## What to do
The complete set of records should be given again verbatim.

## Records supplied
template <int FI, int KG>
__global__ __launch_bounds__(256 * KG, 1) void conv3x3_wgrad_kernel(WgradArgs a) {
    using H = Halo<FI, PIXW, 256 * KG>;
    constexpr int TT = H::TT, COLS = H::COLS;
    constexpr int NTH = 256 * KG;
    constexpr int NVY = 256 * 8 / NTH;
    extern __shared__ __attribute__((aligned(16))) char smem[];
    bf16* const yl = reinterpret_cast<bf16*>(smem);
    bf16* const hl = yl + 256 * PIXW;

    const int lane = threadIdx.x & 63, wave = (threadIdx.x >> 6) & 3, grp = threadIdx.x >> 8;
    const int h = lane >> 5, half = (lane >> 4) & 1, q = (lane & 15) >> 2, p = lane & 3;
    H::zero_border(hl);

    f32x16 acc[9];
#pragma unroll
    for (int n = 0; n < 9; ++n)
#pragma unroll
        for (int r = 0; r < 16; ++r) acc[n][r] = 0.f;

    H halo;
    Vec8<bf16> ry[NVY];
    auto load_y = [&](int g0) {
#pragma unroll
        for (int i = 0; i < NVY; ++i) {
            const int v = threadIdx.x + i * NTH;
            const long pix = (long)g0 * FI + (v >> 3);
            ry[i] = pix < (long)a.rows_total * FI ? Vec8<bf16>::load(a.dY + pix * CH + (v & 7) * 8) : Vec8<bf16>::zero();
        }
    };
    auto put_y = [&]() {
#pragma unroll
        for (int i = 0; i < NVY; ++i) {
            const int v = threadIdx.x + i * NTH;
            ry[i].store(yl + (v >> 3) * PIXW + (v & 7) * 8);
        }
    };
    int tile = blockIdx.x;
    if (tile < a.tiles) { halo.load(a.X, tile * TT, a.rows_total); load_y(tile * TT); halo.put(hl); put_y(); }
    __syncthreads();

    for (; tile < a.tiles; tile += gridDim.x) {
        const int g0 = tile * TT;
        const int next = tile + gridDim.x;
        if (next < a.tiles && !(a.dbg & 2)) { halo.load(a.X, next * TT, a.rows_total); load_y(next * TT); }

#pragma unroll 1
        for (int ks = grp * (16 / KG); ks < (grp + 1) * (16 / KG) && !(a.dbg & 4); ++ks) {
            const int t_local = FI == 32 ? (ks >> 1) : ks;
            const int f0 = FI == 32 ? (ks & 1) * 16 : 0;
            const int g = g0 + t_local;
            if (g >= a.rows_total) break;
            const int ti = g % a.Ti;
            const bool okt[3] = {ti - 1 >= 0, true, ti + 1 < a.Ti};
            bf16x8 fa[2];
#pragma unroll
            for (int c2 = 0; c2 < 2; ++c2) {
                const bf16* ay = yl + (ks * 16 + 8 * h + q) * PIXW + c2 * 32 + 16 * half + 4 * p;
                const bf16x4 a0 = __builtin_amdgcn_ds_read_tr16_b64_v4bf16((lds4_t)ay);
                const bf16x4 a1 = __builtin_amdgcn_ds_read_tr16_b64_v4bf16((lds4_t)(ay + 4 * PIXW));
                fa[c2] = bf16x8{a0[0], a0[1], a0[2], a0[3], a1[0], a1[1], a1[2], a1[3]};
            }
            bf16x8 fb;
#pragma unroll
            for (int n = 0; n < 9; ++n) {
                if (n == 8 || (n & 1) == 0) {
                    const int nt = wg_nt(wave, n), tap = nt >> 1, cih = nt & 1;
                    const int dt = tap % 3, df = tap / 3;
                    const bf16* bx = hl + ((t_local + dt) * COLS + f0 + df + 8 * h + q) * PIXW + cih * 32 + 16 * half + 4 * p;
                    const bf16x4 b0 = __builtin_amdgcn_ds_read_tr16_b64_v4bf16((lds4_t)bx);
                    const bf16x4 b1 = __builtin_amdgcn_ds_read_tr16_b64_v4bf16((lds4_t)(bx + 4 * PIXW));
                    const bf16 z = (bf16)0.f;
                    fb = okt[dt] ? bf16x8{b0[0], b0[1], b0[2], b0[3], b1[0], b1[1], b1[2], b1[3]} : bf16x8{z, z, z, z, z, z, z, z};
                }
                const int c2 = wg_cot(wave, n);
                acc[n] = __builtin_amdgcn_mfma_f32_32x32x16_bf16(c2 ? fa[1] : fa[0], fb, acc[n], 0, 0, 0);
            }
        }
        __syncthreads();
        if (next < a.tiles) { halo.put(hl); put_y(); }
        __syncthreads();
    }
    if (a.partial) {
        if (KG == 2) {
            f32x4* xch = reinterpret_cast<f32x4*>(smem);
            __syncthreads();
            if (grp == 1) {
#pragma unroll
                for (int n = 0; n < 9; ++n)
#pragma unroll
                    for (int r4 = 0; r4 < 4; ++r4)
                        xch[((wave * 9 + n) * 4 + r4) * 64 + lane] = f32x4{acc[n][4 * r4], acc[n][4 * r4 + 1], acc[n][4 * r4 + 2], acc[n][4 * r4 + 3]};
            }
            __syncthreads();
            if (grp == 1) return;
            f32x4* part = reinterpret_cast<f32x4*>(a.partial + (long)blockIdx.x * (CH * KTOT));
#pragma unroll
            for (int n = 0; n < 9; ++n)
#pragma unroll
                for (int r4 = 0; r4 < 4; ++r4) {
                    const f32x4 o = xch[((wave * 9 + n) * 4 + r4) * 64 + lane];
                    part[((wave * 9 + n) * 4 + r4) * 64 + lane] = f32x4{acc[n][4 * r4] + o[0], acc[n][4 * r4 + 1] + o[1], acc[n][4 * r4 + 2] + o[2], acc[n][4 * r4 + 3] + o[3]};
                }
            return;
        }
        f32x4* part = reinterpret_cast<f32x4*>(a.partial + (long)blockIdx.x * (CH * KTOT));
#pragma unroll
        for (int n = 0; n < 9; ++n)
#pragma unroll
            for (int r4 = 0; r4 < 4; ++r4)
                part[((wave * 9 + n) * 4 + r4) * 64 + lane] = f32x4{acc[n][4 * r4], acc[n][4 * r4 + 1], acc[n][4 * r4 + 2], acc[n][4 * r4 + 3]};
        return;
    }
#pragma unroll
    for (int n = 0; n < 9; ++n) {
        const int nt = wg_nt(wave, n), tap = nt >> 1, cih = nt & 1;
        const int col = tap * 64 + cih * 32 + (lane & 31);
#pragma unroll
        for (int r = 0; r < 16; ++r) {
            const int co = wg_cot(wave, n) * 32 + (r & 3) + 8 * (r >> 2) + 4 * h;
            atomicAdd(&a.dW[co * KTOT + col], acc[n][r]);
        }
    }
}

## Written answer
template <int FI, int KG>
__global__ __launch_bounds__(256 * KG, 1) void conv3x3_wgrad_kernel(WgradArgs a) {
    using H = Halo<FI, PIXW, 256 * KG>;
    constexpr int TT = H::TT, COLS = H::COLS;
    constexpr int NTH = 256 * KG;
    constexpr int NVY = 256 * 8 / NTH;
    extern __shared__ __attribute__((aligned(16))) char smem[];
    bf16* const yl = reinterpret_cast<bf16*>(smem);
    bf16* const hl = yl + 256 * PIXW;

    const int lane = threadIdx.x & 63, wave = (threadIdx.x >> 6) & 3, grp = threadIdx.x >> 8;
    const int h = lane >> 5, half = (lane >> 4) & 1, q = (lane & 15) >> 2, p = lane & 3;
    H::zero_border(hl);

    f32x16 acc[9];
#pragma unroll
    for (int n = 0; n < 9; ++n)
#pragma unroll
        for (int r = 0; r < 16; ++r) acc[n][r] = 0.f;

    H halo;
    Vec8<bf16> ry[NVY];
    auto load_y = [&](int g0) {
#pragma unroll
        for (int i = 0; i < NVY; ++i) {
            const int v = threadIdx.x + i * NTH;
            const long pix = (long)g0 * FI + (v >> 3);
            ry[i] = pix < (long)a.rows_total * FI ? Vec8<bf16>::load(a.dY + pix * CH + (v & 7) * 8) : Vec8<bf16>::zero();
        }
    };
    auto put_y = [&]() {
#pragma unroll
        for (int i = 0; i < NVY; ++i) {
            const int v = threadIdx.x + i * NTH;
            ry[i].store(yl + (v >> 3) * PIXW + (v & 7) * 8);
        }
    };
    int tile = blockIdx.x;
    if (tile < a.tiles) { halo.load(a.X, tile * TT, a.rows_total); load_y(tile * TT); halo.put(hl); put_y(); }
    __syncthreads();

    for (; tile < a.tiles; tile += gridDim.x) {
        const int g0 = tile * TT;
        const int next = tile + gridDim.x;
        if (next < a.tiles && !(a.dbg & 2)) { halo.load(a.X, next * TT, a.rows_total); load_y(next * TT); }

#pragma unroll 1
        for (int ks = grp * (16 / KG); ks < (grp + 1) * (16 / KG) && !(a.dbg & 4); ++ks) {
            const int t_local = FI == 32 ? (ks >> 1) : ks;
            const int f0 = FI == 32 ? (ks & 1) * 16 : 0;
            const int g = g0 + t_local;
            if (g >= a.rows_total) break;
            const int ti = g % a.Ti;
            const bool okt[3] = {ti - 1 >= 0, true, ti + 1 < a.Ti};
            bf16x8 fa[2];
#pragma unroll
            for (int c2 = 0; c2 < 2; ++c2) {
                const bf16* ay = yl + (ks * 16 + 8 * h + q) * PIXW + c2 * 32 + 16 * half + 4 * p;
                const bf16x4 a0 = __builtin_amdgcn_ds_read_tr16_b64_v4bf16((lds4_t)ay);
                const bf16x4 a1 = __builtin_amdgcn_ds_read_tr16_b64_v4bf16((lds4_t)(ay + 4 * PIXW));
                fa[c2] = bf16x8{a0[0], a0[1], a0[2], a0[3], a1[0], a1[1], a1[2], a1[3]};
            }
            bf16x8 fb;
#pragma unroll
            for (int n = 0; n < 9; ++n) {
                if (n == 8 || (n & 1) == 0) {
                    const int nt = wg_nt(wave, n), tap = nt >> 1, cih = nt & 1;
                    const int dt = tap % 3, df = tap / 3;
                    const bf16* bx = hl + ((t_local + dt) * COLS + f0 + df + 8 * h + q) * PIXW + cih * 32 + 16 * half + 4 * p;
                    const bf16x4 b0 = __builtin_amdgcn_ds_read_tr16_b64_v4bf16((lds4_t)bx);
                    const bf16x4 b1 = __builtin_amdgcn_ds_read_tr16_b64_v4bf16((lds4_t)(bx + 4 * PIXW));
                    const bf16 z = (bf16)0.f;
                    fb = okt[dt] ? bf16x8{b0[0], b0[1], b0[2], b0[3], b1[0], b1[1], b1[2], b1[3]} : bf16x8{z, z, z, z, z, z, z, z};
                }
                const int c2 = wg_cot(wave, n);
                acc[n] = __builtin_amdgcn_mfma_f32_32x32x16_bf16(c2 ? fa[1] : fa[0], fb, acc[n], 0, 0, 0);
            }
        }
        __syncthreads();
        if (next < a.tiles) { halo.put(hl); put_y(); }
        __syncthreads();
    }
    if (a.partial) {
        if (KG == 2) {
            f32x4* xch = reinterpret_cast<f32x4*>(smem);
            __syncthreads();
            if (grp == 1) {
#pragma unroll
                for (int n = 0; n < 9; ++n)
#pragma unroll
                    for (int r4 = 0; r4 < 4; ++r4)
                        xch[((wave * 9 + n) * 4 + r4) * 64 + lane] = f32x4{acc[n][4 * r4], acc[n][4 * r4 + 1], acc[n][4 * r4 + 2], acc[n][4 * r4 + 3]};
            }
            __syncthreads();
            if (grp == 1) return;
            f32x4* part = reinterpret_cast<f32x4*>(a.partial + (long)blockIdx.x * (CH * KTOT));
#pragma unroll
            for (int n = 0; n < 9; ++n)
#pragma unroll
                for (int r4 = 0; r4 < 4; ++r4) {
                    const f32x4 o = xch[((wave * 9 + n) * 4 + r4) * 64 + lane];
                    part[((wave * 9 + n) * 4 + r4) * 64 + lane] = f32x4{acc[n][4 * r4] + o[0], acc[n][4 * r4 + 1] + o[1], acc[n][4 * r4 + 2] + o[2], acc[n][4 * r4 + 3] + o[3]};
                }
            return;
        }
        f32x4* part = reinterpret_cast<f32x4*>(a.partial + (long)blockIdx.x * (CH * KTOT));
#pragma unroll
        for (int n = 0; n < 9; ++n)
#pragma unroll
            for (int r4 = 0; r4 < 4; ++r4)
                part[((wave * 9 + n) * 4 + r4) * 64 + lane] = f32x4{acc[n][4 * r4], acc[n][4 * r4 + 1], acc[n][4 * r4 + 2], acc[n][4 * r4 + 3]};
        return;
    }
#pragma unroll
    for (int n = 0; n < 9; ++n) {
        const int nt = wg_nt(wave, n), tap = nt >> 1, cih = nt & 1;
        const int col = tap * 64 + cih * 32 + (lane & 31);
#pragma unroll
        for (int r = 0; r < 16; ++r) {
            const int co = wg_cot(wave, n) * 32 + (r & 3) + 8 * (r >> 2) + 4 * h;
            atomicAdd(&a.dW[co * KTOT + col], acc[n][r]);
        }
    }
}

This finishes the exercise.